La indecisión, el Viajero lo sabía bien, era un veneno paralizante.

El Guardián, que asistía con impotencia a lo que estaba sucediendo, no se hallaba en condiciones de ayudarle porque, en cuanto abandonara su posición, Jules vería libre parte de su cuerpo para atacar.

Fue en aquel preciso momento cuando reaccionó Michelle, empujada por la situación y consciente de que Pascal estaba a punto de hundirse, incapaz de hallar en su interior la fortaleza para ese último sacrificio. La chica advirtió a Edouard de su maniobra y, rápida como su resolución, dio un salto que la situó junto al Viajero. Atrapó de sus temblorosas manos la jeringuilla y, orientada por Marcel, descargó un certero golpe que hundió la aguja varios centímetros en el pecho de su amigo gótico. Lloraba mientras lo hacía, aunque ni siquiera podía secarse las lágrimas. Después, sin dejarse intimidar por el ensordecedor aullido que brotó de las entrañas de Jules y el arqueo exagerado de su cuerpo, que casi saltó del suelo, presionó el émbolo de la jeringuilla hasta que toda la sangre que contenía se introdujo en el corazón del chico.

Jules lanzó la cabeza hacia atrás y puso los ojos en blanco al sentir cómo aquella sustancia penetraba en sus vísceras; experimentó su limpieza corrosiva mientras sus gemidos se volvían aún más guturales. Las extremidades se le agitaban compulsivamente, y de todos sus poros comenzó a humear un vapor fétido y denso.

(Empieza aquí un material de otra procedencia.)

exon_amd/csrc/kernels.hip:

```cpp
#include "kernels.h"
#include "host/cmp_key.h"

#include <algorithm>
#include <cstdlib>
#include <cstring>
#include <mutex>
#include <type_traits>

namespace exon {

struct ShapeBig {
  static constexpr int THREADS = 1024, J = 4;
};
struct ShapeSmall {
  static constexpr int THREADS = 256, J = 2;
};
struct ShapeBigJ2 {
  static constexpr int THREADS = 1024, J = 2;
};
template <typename S>
struct ShapeOf {
  static constexpr int WAVES = S::THREADS / 64;
  static constexpr int WAVE_TILE = 256 * S::J;
  static constexpr int TILE = WAVES * WAVE_TILE;
// ... 209 lines not shown
    for (int r = 0; r < world; ++r) t = max(t, gathered[(size_t)r * V + v]);
    out[v] = t;
  } else if (v < n_i64) {
    unsigned long long t = 0;
    for (int r = 0; r < world; ++r) t += gathered[(size_t)r * V + v];
    out[v] = t;
  } else {
    double t = 0.0;
    for (int r = 0; r < world; ++r) t += __longlong_as_double((long long)gathered[(size_t)r * V + v]);
    out[v] = (unsigned long long)__double_as_longlong(t);
  }
}

hipError_t launch_fold_states(hipStream_t s, const void* gathered, int world, int64_t n_i64, int64_t n_f64, void* out, int64_t n_max) {
  const int64_t V = n_i64 + n_f64;
  if (V <= 0 || world < 1 || n_max < 0 || n_max > n_i64) return hipErrorInvalidValue;
  hipLaunchKernelGGL(fold_states, dim3((unsigned)((V + 255) / 256)), dim3(256), 0, s,
                     static_cast<const unsigned long long*>(gathered), world, (int)V, (int)n_i64, (int)n_max,
                     static_cast<unsigned long long*>(out));
  return hipGetLastError();
}

__global__ __launch_bounds__(256) void permute_add_state(const unsigned long long* __restrict__ src, unsigned long long* __restrict__ dst,
                                                         const int32_t* __restrict__ map, int n_map, int G, int planes_i64, int tail_i64,
                                                         int planes_f64, int planes_max) {
  const int g = blockIdx.x * 256 + threadIdx.x;
  if (g < tail_i64) {
    const size_t w = (size_t)planes_i64 * G + g;
    if (src[w]) atomicAdd(&dst[w], src[w]);
  }
  if (g >= n_map || g >= G) return;
  const int t = map[g];
  if (t < 0 || t >= G) return;
  for (int p = 0; p < planes_i64; ++p) {
    const unsigned long long v = src[(size_t)p * G + g];
    if (!v) continue;
    if (p >= planes_i64 - planes_max) atomicMax(&dst[(size_t)p * G + t], v);
    else atomicAdd(&dst[(size_t)p * G + t], v);
  }
  const size_t fbase = (size_t)planes_i64 * G + tail_i64;
  for (int p = 0; p < planes_f64; ++p) {
    const double v = __longlong_as_double((long long)src[fbase + (size_t)p * G + g]);
    if (v != 0.0) atomicAdd(reinterpret_cast<double*>(dst) + fbase + (size_t)p * G + t, v);
  }
}

hipError_t launch_permute_add_state(hipStream_t s, const void* src, void* dst, const int32_t* map, int n_map, int G, int planes_i64,
                                    int tail_i64, int planes_f64, int planes_max) {
  if (G < 0 || n_map < 0 || planes_i64 < 0 || planes_f64 < 0 || tail_i64 < 0 || planes_max < 0 || planes_max > planes_i64) return hipErrorInvalidValue;
  const int threads = std::max(std::min(n_map, G), tail_i64);
  if (threads == 0) return hipSuccess;
  hipLaunchKernelGGL(permute_add_state, dim3((unsigned)((threads + 255) / 256)), dim3(256), 0, s, static_cast<const unsigned long long*>(src),
                     static_cast<unsigned long long*>(dst), map, n_map, G, planes_i64, tail_i64, planes_f64, planes_max);
  return hipGetLastError();
}

template <typename F>
static int resident_blocks(F f, int threads, size_t lds) {
  int nb = 0;
  if (hipOccupancyMaxActiveBlocksPerMultiprocessor(&nb, f, threads, lds) != hipSuccess || nb < 1) nb = 1;
  return nb;
}

static bool use_big_shape(const LaunchCfg& cfg, int64_t n) {
  const int64_t cus = std::max(cfg.compute_units, 1);
  return n / ShapeOf<ShapeBigJ2>::TILE >= cus;
}

template <typename S>
static int grid_for(const LaunchCfg& cfg, int64_t n, int resident) {
  const int64_t tiles = (n + ShapeOf<S>::TILE - 1) / ShapeOf<S>::TILE;
  const int per_cu = S::THREADS >= 1024 ? 1 : std::min(cfg.blocks_per_cu, resident);
  int64_t g = (int64_t)cfg.compute_units * per_cu;
  if (g > tiles) g = tiles;
  if (g < 1) g = 1;
  return (int)g;
}
static int max_grid(const LaunchCfg& cfg) { return cfg.compute_units * std::max(cfg.blocks_per_cu, 1); }

template <int NB>
__global__ __launch_bounds__(ShapeBig::THREADS) void k_read_probe(const uint4* __restrict__ b0, const uint4* __restrict__ b1,
                                                                  const uint4* __restrict__ b2, const uint4* __restrict__ b3,
                                                                  int64_t nvec, unsigned* __restrict__ sink) {
  using S = ShapeBig;
  constexpr int J = S::J, WAVES = ShapeOf<S>::WAVES, WT = 64 * J, TILE = WAVES * WT;
  const int lane = threadIdx.x & 63, wave = threadIdx.x >> 6;
  const uint4* const bufs[4] = {b0, b1, b2, b3};
  uint4 acc = uint4{0, 0, 0, 0};
  const int64_t ntiles = nvec / TILE;
  for (int64_t tile = blockIdx.x; tile < ntiles; tile += gridDim.x) {
    const int64_t wbase = tile * TILE + (int64_t)wave * WT;
    uint4 v[NB][J];
#pragma unroll
    for (int j = 0; j < J; ++j)
#pragma unroll
      for (int b = 0; b < NB; ++b) v[b][j] = ld16<uint4>(bufs[b] + wbase + j * 64 + lane);
#pragma unroll
    for (int j = 0; j < J; ++j)
#pragma unroll
      for (int b = 0; b < NB; ++b) {
        acc.x += v[b][j].x;
        acc.y += v[b][j].y;
        acc.z += v[b][j].z;
        acc.w += v[b][j].w;
      }
  }
// ... 2548 lines not shown
```

exon_amd/csrc/stream.cpp:

```cpp
#include <hip/hip_runtime.h>

#include <dlfcn.h>
#include <time.h>

#include <algorithm>
#include <atomic>
#include <condition_variable>
#include <cstdio>
#include <cstdlib>
#include <chrono>
#include <cstring>
#include <deque>
#include <memory>
#include <mutex>
#include <new>
#include <functional>
#include <string>
#include <thread>
#include <unordered_map>
#include <vector>

#include "host/arrow_build.h"
#include "host/bitmap.h"
#include "host/raw_batch.h"
#include "internal.h"

namespace {

struct ColSpec {
  int elem = 4;
  bool utf8 = false;
};

struct ColStage {
  uint8_t* h_values = nullptr;
  uint8_t* h_valid = nullptr;
  int32_t* h_offsets = nullptr;
  uint8_t* d_values = nullptr;
  uint8_t* d_valid = nullptr;
  int32_t* d_offsets = nullptr;
  bool any_null_bitmap = false;
  int64_t bytes = 0;
};

struct CopySpan {
  uint8_t* dst;
  const uint8_t* src;
  size_t n;
};
struct HeldBatch {
  struct ArrowArray array;
  const struct ArrowArray* ch[4];
  int64_t off[4];
  int64_t rows, row0;
};
struct Slot {
  std::vector<ColStage> cols;
  int64_t rows = 0;
  hipEvent_t done = nullptr;
  bool in_flight = false;
  std::vector<HeldBatch> held;
  size_t submitted = 0;
  int64_t unsubmitted_bytes = 0;
  std::vector<std::unique_ptr<std::vector<CopySpan>>> span_runs;
  std::atomic<size_t> pending{0};
};

}

struct exon_hip_plan {
  exon_hip_ctx* ctx;
  exon_hip_plan_desc d;
  int64_t n_i64, n_f64;
  int64_t n_max = 0;
  int n_cols;
  ColSpec cols[4];
};

struct exon_hip_stream {
  exon_hip_plan* plan;
  exon_hip_ctx* ctx;
  hipStream_t stream = nullptr;
  uint8_t* d_state = nullptr;
  Slot slots[2];
  int cur = 0;
  int64_t cap_rows = 0, cap_bytes = 0;
  bool closed = false;
  int64_t rows_pushed = 0;
  double t_copy = 0, t_wait = 0, t_enqueue = 0;
  bool overwrite_next = false;
  int x_type = -1, y_type = -1;
  std::function<int32_t()> null_group;
  uint8_t* d_gather = nullptr;
  size_t gather_bytes = 0;
  std::vector<std::string> keys;
  int keys_state = 0;
  uint8_t* d_rekey_state = nullptr;
  int32_t* d_map = nullptr;
  size_t map_cap = 0;
  uint8_t* saved_state = nullptr;
  bool saved_overwrite = false;
  std::string region_contig;
  bool has_region_contig = false;
  int32_t region_id_override = INT32_MIN;
};
enum { KEYS_NONE = 0, KEYS_LOCAL = 1, KEYS_AGREED = 2 };
constexpr size_t COLL_SCRATCH = 8192;
constexpr int64_t HOLD_MAX_ROWS = 1 << 17;

static bool key_layout(const exon_hip_plan* p, int* G, int* planes_i, int* tail, int* planes_f, int* planes_max) {
  *planes_max = 0;
  switch (p->d.kind) {
    case EXON_HIP_PLAN_FLAG_MAPQ_GROUP_COUNT:
      *G = p->d.n_groups, *planes_i = 1, *tail = 1, *planes_f = 0;
      return true;
    case EXON_HIP_PLAN_CMP_AVG_BY_GROUP:
      *G = p->d.n_groups, *planes_i = 2, *tail = 0, *planes_f = 1;
      return true;
    case EXON_HIP_PLAN_CMP_MINMAX_BY_GROUP:
      *G = p->d.n_groups, *planes_i = 4, *tail = 0, *planes_f = 0, *planes_max = 2;
      return true;
  }
  return false;
}

namespace {
class CopyPool {
 public:
  static CopyPool& get() {
    static CopyPool p;
    return p;
  }
  typedef CopySpan Span;
  void submit(const Span* v, size_t count, std::atomic<size_t>* left) {
    if (threads_.empty()) {
      for (size_t i = 0; i < count; ++i) memcpy(v[i].dst, v[i].src, v[i].n);
      return;
    }
    {
      std::lock_guard<std::mutex> g(mu_);
      size_t i = 0;
      while (i < count) {
        size_t j = i, bytes = 0;
        while (j < count && bytes < (1u << 20)) bytes += v[j++].n;
        left->fetch_add(1, std::memory_order_relaxed);
        jobs_.push_back(Job{nullptr, reinterpret_cast<const uint8_t*>(v + i), j - i, left});
        i = j;
      }
    }
    cv_.notify_all();
  }
  void help_until(std::atomic<size_t>* left) {
    while (left->load(std::memory_order_acquire) != 0) {
      Job j;
      bool have = false;
      {
        std::lock_guard<std::mutex> g(mu_);
        if (!jobs_.empty()) {
          j = jobs_.front();
          jobs_.pop_front();
          have = true;
        }
      }
      if (have) do_job(j);
      else std::this_thread::yield();
    }
  }
  void copy(void* dst, const void* src, size_t n) {
    constexpr size_t PIECE = 1u << 20;
    if (threads_.empty() || n < 4 * PIECE) {
      memcpy(dst, src, n);
      return;
    }
    std::atomic<size_t> left{0};
    size_t pieces = 0;
    {
      std::lock_guard<std::mutex> g(mu_);
      for (size_t o = 0; o < n; o += PIECE) {
        jobs_.push_back(Job{static_cast<uint8_t*>(dst) + o, static_cast<const uint8_t*>(src) + o, std::min(PIECE, n - o), &left});
        ++pieces;
      }
      left.store(pieces, std::memory_order_relaxed);
    }
    cv_.notify_all();
    for (;;) {
      Job j;
      {
        std::lock_guard<std::mutex> g(mu_);
        if (jobs_.empty()) break;
        j = jobs_.front();
        jobs_.pop_front();
      }
      do_job(j);
    }
    while (left.load(std::memory_order_acquire) != 0) std::this_thread::yield();
  }

 private:
  struct Job {
    uint8_t* dst;
    const uint8_t* src;
    size_t n;
    std::atomic<size_t>* left;
  };
  static void do_job(const Job& j) {
    if (j.dst) {
      memcpy(j.dst, j.src, j.n);
    } else {
      const Span* v = reinterpret_cast<const Span*>(j.src);
      for (size_t i = 0; i < j.n; ++i) memcpy(v[i].dst, v[i].src, v[i].n);
    }
    j.left->fetch_sub(1, std::memory_order_acq_rel);
  }
  CopyPool() {
    int t = 8;
    if (const char* v = getenv("EXON_HIP_STAGE_THREADS")) t = atoi(v);
    const int hc = (int)std::thread::hardware_concurrency();
    if (hc > 0) t = std::min(t, std::max(1, hc / 2));
    int dev = 0;
    const void* cpus = hipGetDevice(&dev) == hipSuccess ? exon_hip_gpu_local_cpus(dev) : nullptr;
    for (int i = 1; i < t; ++i)
      threads_.emplace_back([this, cpus] {
        exon_hip_run_on(cpus);
        run();
      });
  }
  ~CopyPool() {
    {
      std::lock_guard<std::mutex> g(mu_);
      stop_ = true;
    }
    cv_.notify_all();
    for (auto& th : threads_) th.join();
  }
  void run() {
    for (;;) {
      Job j;
      {
        std::unique_lock<std::mutex> lk(mu_);
        cv_.wait(lk, [this] { return stop_ || !jobs_.empty(); });
        if (stop_) return;
        j = jobs_.front();
        jobs_.pop_front();
      }
      do_job(j);
    }
  }
  std::mutex mu_;
  std::condition_variable cv_;
  std::deque<Job> jobs_;
  std::vector<std::thread> threads_;
  bool stop_ = false;
};
}

using exon::append_bits;

static double now_s() {
  struct timespec ts;
  clock_gettime(CLOCK_MONOTONIC, &ts);
  return (double)ts.tv_sec + 1e-9 * (double)ts.tv_nsec;
}

static void free_slot(Slot& s) {
  CopyPool::get().help_until(&s.pending);
  for (auto& h : s.held)
    if (h.array.release) h.array.release(&h.array);
  s.held.clear();
  s.span_runs.clear();
  s.submitted = 0;
  s.unsubmitted_bytes = 0;
  for (auto& c : s.cols) {
    if (c.h_values) hipHostFree(c.h_values);
    if (c.h_valid) hipHostFree(c.h_valid);
    if (c.h_offsets) hipHostFree(c.h_offsets);
    if (c.d_values) hipFree(c.d_values);
    if (c.d_valid) hipFree(c.d_valid);
    if (c.d_offsets) hipFree(c.d_offsets);
  }
  s.cols.clear();
  if (s.done) hipEventDestroy(s.done);
  s.done = nullptr;
}

static int alloc_slot(exon_hip_stream* st, Slot& s) {
  exon_hip_plan* p = st->plan;
  s.cols.assign((size_t)p->n_cols, ColStage());
  for (int c = 0; c < p->n_cols; ++c) {
    ColStage& cs = s.cols[(size_t)c];
    const size_t vbytes = p->cols[c].utf8 ? (size_t)st->cap_bytes : (size_t)st->cap_rows * (size_t)p->cols[c].elem;
    const size_t bbytes = (size_t)(st->cap_rows + 7) / 8 + 64;
    if (hipHostMalloc((void**)&cs.h_values, vbytes + 64) != hipSuccess) return EXON_HIP_ENOMEM;
    if (hipMalloc((void**)&cs.d_values, vbytes + 64) != hipSuccess) return EXON_HIP_ENOMEM;
    if (hipHostMalloc((void**)&cs.h_valid, bbytes) != hipSuccess) return EXON_HIP_ENOMEM;
    if (hipMalloc((void**)&cs.d_valid, bbytes) != hipSuccess) return EXON_HIP_ENOMEM;
    memset(cs.h_valid, 0, bbytes);
    if (p->cols[c].utf8) {
      const size_t ob = ((size_t)st->cap_rows + 1) * 4;
      if (hipHostMalloc((void**)&cs.h_offsets, ob) != hipSuccess) return EXON_HIP_ENOMEM;
      if (hipMalloc((void**)&cs.d_offsets, ob) != hipSuccess) return EXON_HIP_ENOMEM;
      cs.h_offsets[0] = 0;
    }
  }
  if (!s.done && hipEventCreateWithFlags(&s.done, hipEventDisableTiming) != hipSuccess) return EXON_HIP_EDEVICE;
  s.rows = 0;
  s.in_flight = false;
  return EXON_HIP_OK;
}

static int run_plan(const exon_hip_plan* p, void* stream, const exon_hip_column* cols, int64_t n, int flags, void* d_state, int x_type = -1,
                    int y_type = -1, int32_t region_id = INT32_MIN) {
  exon_hip_plan_desc d = p->d;
  if (region_id != INT32_MIN) d.region_chrom_id = region_id;
  if (x_type < 0) x_type = d.x_type;
  if (y_type < 0) y_type = d.y_type;
  if (x_type == EXON_HIP_X_INT32) flags |= EXON_LAUNCH_X_INT32;
  if (y_type == EXON_HIP_X_INT32) flags |= EXON_LAUNCH_Y_INT32;
  exon_hip_ctx* ctx = p->ctx;
  int64_t* counts = reinterpret_cast<int64_t*>(d_state);
  double* sums = reinterpret_cast<double*>(static_cast<uint8_t*>(d_state) + p->n_i64 * 8);
  switch (d.kind) {
    case EXON_HIP_PLAN_REGION_COUNT:
      return exon_op_region_count(ctx, stream, &cols[0], &cols[1], n, d.region_chrom_id, d.region_start, d.region_end, counts,
                                  flags);
    case EXON_HIP_PLAN_FLAG_MAPQ_GROUP_COUNT:
      return exon_op_flag_mapq_group_count(ctx, stream, &cols[0], &cols[1], &cols[2], n, d.flag_mask, d.flag_value, d.mapq_min,
                                           d.n_groups, counts, flags);
    case EXON_HIP_PLAN_CMP_AVG_BY_GROUP:
      return exon_op_cmp_avg_by_group(ctx, stream, &cols[0], &cols[1], &cols[2], n, d.threshold, d.cmp_op, d.n_groups, counts,
                                      sums, flags);
    case EXON_HIP_PLAN_CMP_MINMAX_BY_GROUP:
      return exon_op_cmp_minmax_by_group(ctx, stream, &cols[0], &cols[1], &cols[2], n, d.threshold, d.cmp_op, d.n_groups, counts,
                                         flags);
    case EXON_HIP_PLAN_QUAL_POS_HIST:
      return exon_op_qual_pos_hist(ctx, stream, &cols[0], n, d.lmax, counts, flags);
    case EXON_HIP_PLAN_READ_STATS_HIST:
      return exon_op_read_stats_hist(ctx, stream, &cols[0], &cols[1], n, d.lmax, counts, flags);
    case EXON_HIP_PLAN_OVERLAP_COUNT:
    case EXON_HIP_PLAN_WITHIN_COUNT:
      return exon_op_overlap_count(ctx, stream, &cols[0], &cols[1], &cols[2], n, d.region_chrom_id, d.region_start,
                                   d.region_end, counts, flags, d.kind == EXON_HIP_PLAN_WITHIN_COUNT);
  }
  return fail(ctx, EXON_HIP_EINVAL, "unknown plan kind %d", d.kind);
}
static int launch_plan(exon_hip_stream* st, const exon_hip_column* cols, int64_t n) {
  const int flags = st->overwrite_next ? EXON_HIP_LAUNCH_OVERWRITE : EXON_HIP_LAUNCH_ACCUMULATE;
  int rc = run_plan(st->plan, st->stream, cols, n, flags, st->d_state, st->x_type, st->y_type, st->region_id_override);
  if (!rc) st->overwrite_next = false;
  return rc;
}
static int settle_reset(exon_hip_stream* st) {
  if (!st->overwrite_next) return EXON_HIP_OK;
  HIP_TRY(st->ctx, hipMemsetAsync(st->d_state, 0, (size_t)(st->plan->n_i64 + st->plan->n_f64) * 8, st->stream));
  st->overwrite_next = false;
  return EXON_HIP_OK;
}
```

Poco a poco, conforme la sustancia hacía efecto al modo de un antídoto, se fue produciendo un debilitamiento generalizado en el chico, y las convulsiones redujeron su virulencia hasta detenerse por completo. Todos acertaron a distinguir un emocionante instante en el que los ojos de Jules mostraron su antigua tonalidad azulada, pura, al tiempo que sus labios, libres ya de colmillos, esbozaban una inconfundible sonrisa de gratitud.